In conclusion: I find this album a "must-have" CD of some of Bach's most remarkable music. The playing is extraordinarily fine. The audio engineering is equally fine. The insight we get is the opposite of how Bach is most-often played; fiery and affecting as opposed to calm and cerebral. This is a recording, I think, that will raise Grimaud's stature over the years until she stands with Glenn Gould on piano, Pablo Cassals on cello, Marcel Dupré on organ, etc. I honestly feel this one will become a benchmark, a set of performances by which subsequent performances will be measured.

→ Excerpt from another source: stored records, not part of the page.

# leijue222/Intra-and-Inter-Human-Relation-Network-for-MPEE

Hardware: AMD Instinct MI355X
Metric: images/sec (256x192 crops) I2R-Net HRNet-W48 inference (higher is better)
Workload: dtype f32; 1 GPU; vanilla I2R-Net HRNet-W48-S 256x192, 6 encoder layers, fp32, random weights (BASELINE configs[1]: w48_pure_en6); images_per_gpu=8, persons_per_image=4, crops_per_gpu_step=32, parallelism=single GPU, programs_per_forward=3

## Files before the change

### include/i2r_hip.h

```cpp
#ifndef I2R_HIP_H
#define I2R_HIP_H

#include <stdint.h>

#ifdef __cplusplus
extern "C" {
#endif

#define I2R_ABI_VERSION 17

#define I2R_API __attribute__((visibility("default")))

#define I2R_OK 0
#define I2R_E_ARG (-1)
#define I2R_E_LAUNCH (-2)
#define I2R_E_NODEV (-3)

#define I2R_MAX_TAPS 9

typedef struct i2r_conv_desc {
    const float* in;
    const float* in2;
    const float* w;
    const float* bias;
    const float* res1;
    const float* res2;
    const float* res_post;
    float* out;
    int32_t n_img;
    int32_t in_h, in_w, in_cs;
    int32_t cin;
    int32_t conv_h, conv_w;
    int32_t out_h, out_w, out_cs;
    int32_t cout, cout_pad;
    int32_t stride;
    int32_t iy0, ix0;
    int32_t ntaps;
    int32_t dy[I2R_MAX_TAPS], dx[I2R_MAX_TAPS];
    int32_t out_step, out_off_y, out_off_x, rep;
    int32_t relu;
    int32_t tile_h, tile_w;
    int32_t ck;
    int32_t wn;
    int32_t mt;
    int32_t dtype;
    int32_t in_f16, out_f16;
    int32_t algo;
    int32_t t1_shift, t2_shift;
    const float* t1;
    const float* t2;
    float* y;
    int32_t seq;
} i2r_conv_desc;

I2R_API int i2r_conv(const i2r_conv_desc* d, void* stream);

#define I2R_MAX_GROUP 4
I2R_API int i2r_conv_grouped(const i2r_conv_desc* const* descs, int32_t n, const int32_t* block_map, int32_t map_len,
                     void* stream);

I2R_API int i2r_stem_conv(const float* in_nchw, const float* w, const float* bias, float* out_nhwc, int32_t n_img,
                  int32_t cin, int32_t in_h, int32_t in_w, int32_t cout, int32_t out_cs, int32_t n_src, int32_t n_valid,
                  int32_t out_dt , void* stream);

I2R_API int i2r_pe_res_stem(const float* mask_nchw, const float* w_pre, const float* w7, const float* bias, float* out_nhwc,
                    int32_t n_img, int32_t in_h, int32_t in_w, int32_t cout, int32_t out_cs, int32_t n_src, int32_t n_valid, void* stream);

typedef struct i2r_pe_cat_vec_args {
    const float* in; const float* w; const float* bias; float* out;
    int32_t n_img, in_h, in_w, th, tw, rate, vec, out_cs, c0, c_end, n_src, n_valid;
} i2r_pe_cat_vec_args;
I2R_API int i2r_pe_cat_vec(const i2r_pe_cat_vec_args* a, void* stream);

I2R_API int i2r_maxpool3x3s2(const float* in, float* out, int32_t n_img, int32_t in_h, int32_t in_w, int32_t c,
                     int32_t in_cs, int32_t out_cs, void* stream);

I2R_API int i2r_head(const float* in, const float* w, const float* bias, float* out_nchw, int32_t n_img, int32_t h,
             int32_t w_, int32_t cin, int32_t in_cs, int32_t cout, void* stream);

I2R_API int i2r_conv_kernel_name(const i2r_conv_desc* const* descs, int32_t n, char* buf, int32_t buflen);

I2R_API int i2r_conv_grid(const i2r_conv_desc* const* descs, int32_t n, int32_t with_map, int32_t* grid, int32_t* seq);

I2R_API int i2r_flip_merge(const float* y, const float* y_flipped, const int32_t* joint_map, float* out, int32_t n, int32_t joints,
                   int32_t h, int32_t w, void* stream);

I2R_API int i2r_decode(const float* heatmaps, const float* center, const float* scale, float* preds, float* maxvals, int32_t n,
               int32_t joints, int32_t h, int32_t w, int32_t blur_kernel, int32_t transform_back, void* stream);

typedef struct i2r_pose_nms_args {
    const float* preds; const float* maxvals; const float* scale; const float* area; const float* box_score;
    const int32_t* img_off; const float* sigmas;
    float* score; int32_t* rank; int32_t* n_keep;
    double in_vis_thre, oks_thre, oks_vis_thre;
    int32_t n_crops, n_img, joints, max_persons, soft, max_dets, use_oks_vis, reserved;
} i2r_pose_nms_args;
I2R_API int i2r_pose_nms(const i2r_pose_nms_args* a, void* stream);

I2R_API int i2r_group_nearest(const double* anchors, const int32_t* person_off, const int32_t* member_off, int32_t n_img, int32_t n_persons,
                              int32_t n_members, int32_t max_patch, int32_t* members, void* stream);

typedef struct i2r_oks_match_args {
    const float* dt_kpts; const float* dt_score; const uint8_t* dt_valid; const int32_t* dt_off;
    const double* gt_kpts; const double* gt_area; const double* gt_bbox; const int32_t* gt_flags; const int32_t* gt_off;
    const double* sigmas; const double* thr; const double* area_rng;
    int32_t* dt_rank; uint32_t* dt_match; uint32_t* dt_ignore; uint8_t* gt_ignore; double* oks; const int64_t* oks_off;
    int64_t oks_len;
    int32_t n_dt, n_gt, n_img, joints, n_thr, n_area, max_dets, max_dt_per_img, max_gt_per_img, reserved;
} i2r_oks_match_args;
I2R_API int i2r_oks_match(const i2r_oks_match_args* a, void* stream);

typedef struct i2r_oks_accumulate_args {
    const uint32_t* dt_match; const uint32_t* dt_ignore; const int32_t* dt_rank; const int32_t* order; const int32_t* dt_img;
    const int32_t* img_group; const uint8_t* gt_ignore; const int32_t* gt_off; const double* rec_thr;
    double* precision; double* recall; int32_t* npig;
    int32_t n_dt, n_gt, n_img, n_part, n_group, n_thr, n_area, n_rec;
} i2r_oks_accumulate_args;
I2R_API int i2r_oks_accumulate(const i2r_oks_accumulate_args* a, void* stream);

typedef struct i2r_joint_targets_args {
    const double* joints_hm; const float* joints_vis; const float* joints_weight;
    float* target_weight; float* target;
    double sigma;
    int32_t n_crops, joints, h, w;
} i2r_joint_targets_args;
I2R_API int i2r_joint_targets(const i2r_joint_targets_args* a, void* stream);

typedef struct i2r_val_metrics_args {
    const float* output;
    const float* target; const float* target_weight;
    const double* joints_hm; const float* joints_vis; const float* joints_weight;
    void* ws;
    double* loss; double* acc; double* avg_acc; int32_t* cnt; float* pred; double* sse; int32_t* hits; int32_t* valid; double* meter;
    double sigma;
    int32_t n_crops, joints, h, w, use_target_weight, reserved;
} i2r_val_metrics_args;
I2R_API int i2r_val_metrics(const i2r_val_metrics_args* a, void* stream);

typedef struct i2r_val_combine_args {
    const double* parts;
    double* sse; int32_t* hits; int32_t* valid;
    double* loss; double* acc; double* avg_acc; int32_t* cnt; int32_t* n_crops; double* meter;
    int32_t n_part, joints, h, w;
} i2r_val_combine_args;
I2R_API int i2r_val_combine(const i2r_val_combine_args* a, void* stream);

I2R_API int i2r_crop_affine(const unsigned char* img, int32_t ih, int32_t iw, int32_t row_bytes, int32_t swap_rb, const float* inv_trans,
                    const float* mean, const float* inv_std, float* out, int32_t n, int32_t oh, int32_t ow, void* stream);

I2R_API int i2r_box_mask(const int32_t* boxes, int32_t ih, int32_t iw, float* out, int32_t n, int32_t oh, int32_t ow, void* stream);

I2R_API int i2r_crop_affine_cv2(const unsigned char* img, int32_t ih, int32_t iw, int32_t row_bytes, int32_t swap_rb, const double* inv_m,
                        const float* mean, const float* inv_std, float* out, int32_t n, int32_t oh, int32_t ow, void* stream);
I2R_API int i2r_box_mask_cv2(const int32_t* boxes, int32_t ih, int32_t iw, float* out, int32_t n, int32_t oh, int32_t ow, void* stream);

typedef struct {
    const unsigned char* img;
    int32_t ih, iw, row_bytes, reserved;
} i2r_image_ref;
typedef struct {
    double inv_m[6];
    int32_t box[4];
    int32_t image;
    int32_t reserved[3];
} i2r_crop_ref;
I2R_API int i2r_person_inputs_cv2(const i2r_image_ref* images, int32_t n_images, const i2r_crop_ref* crops, int32_t n_crops, int32_t swap_rb,
                          const float* mean, const float* inv_std, float* x_out, float* mask_out, int32_t oh, int32_t ow, void* stream);

I2R_API int i2r_layernorm(const float* in, const float* w, const float* b, float* out, int32_t npix, int32_t c, int32_t cs,
                  float eps, int32_t out_dt , void* stream);

I2R_API int i2r_window_attn(const float* qkv, const float* bias_qkv, float* out, int32_t n_img, int32_t h, int32_t w, int32_t c,
                    int32_t hs, int32_t heads, void* stream);

I2R_API int i2r_hrt_attn_block(const float* x, float* out, const float* ln_w, const float* ln_b, const void* wqkv, const float* bqkv,
                       const void* wo, const float* bo, int32_t n_img, int32_t h, int32_t w, int32_t c, int32_t cs, int32_t heads,
                       float eps, int32_t dtype, int32_t variant, void* stream);

I2R_API int i2r_hrt_mlp_block(const float* x, float* out, const float* ln_w, const float* ln_b, const void* w1, const float* b1,
                      const float* wdw, const float* bdw, const void* w2, const float* b2, int32_t n_img, int32_t h, int32_t w,
                      int32_t c, int32_t cs, int32_t hidden_pad, float eps, int32_t dtype, int32_t variant, void* stream);

I2R_API int i2r_dwconv3x3(const float* in, const float* w, const float* bias, float* out, int32_t n_img, int32_t in_h, int32_t in_w,
                  int32_t c, int32_t cs, int32_t stride, int32_t act, int32_t dt ,
                  void* stream);
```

While you're sitting at your computer, right now, punch in your favorite vendor and order your copy of Grimaud, Hélène: Bach (Deutsche Grammophon; CD 00289 477 7978) for the Standard Edition, or (CD 00289 477 6248) for the Limited Deluxe Edition. Do it now! In your mind, repeat after me: I can't live without this CD. I CAN'T LIVE WITHOUT THIS CD. And if you phone up instead, remember to tell ‘em Max Dudious said; "Grimaud really can't walk on water, but she's an ear-opening Bach interpreter." Ciao, Bambini.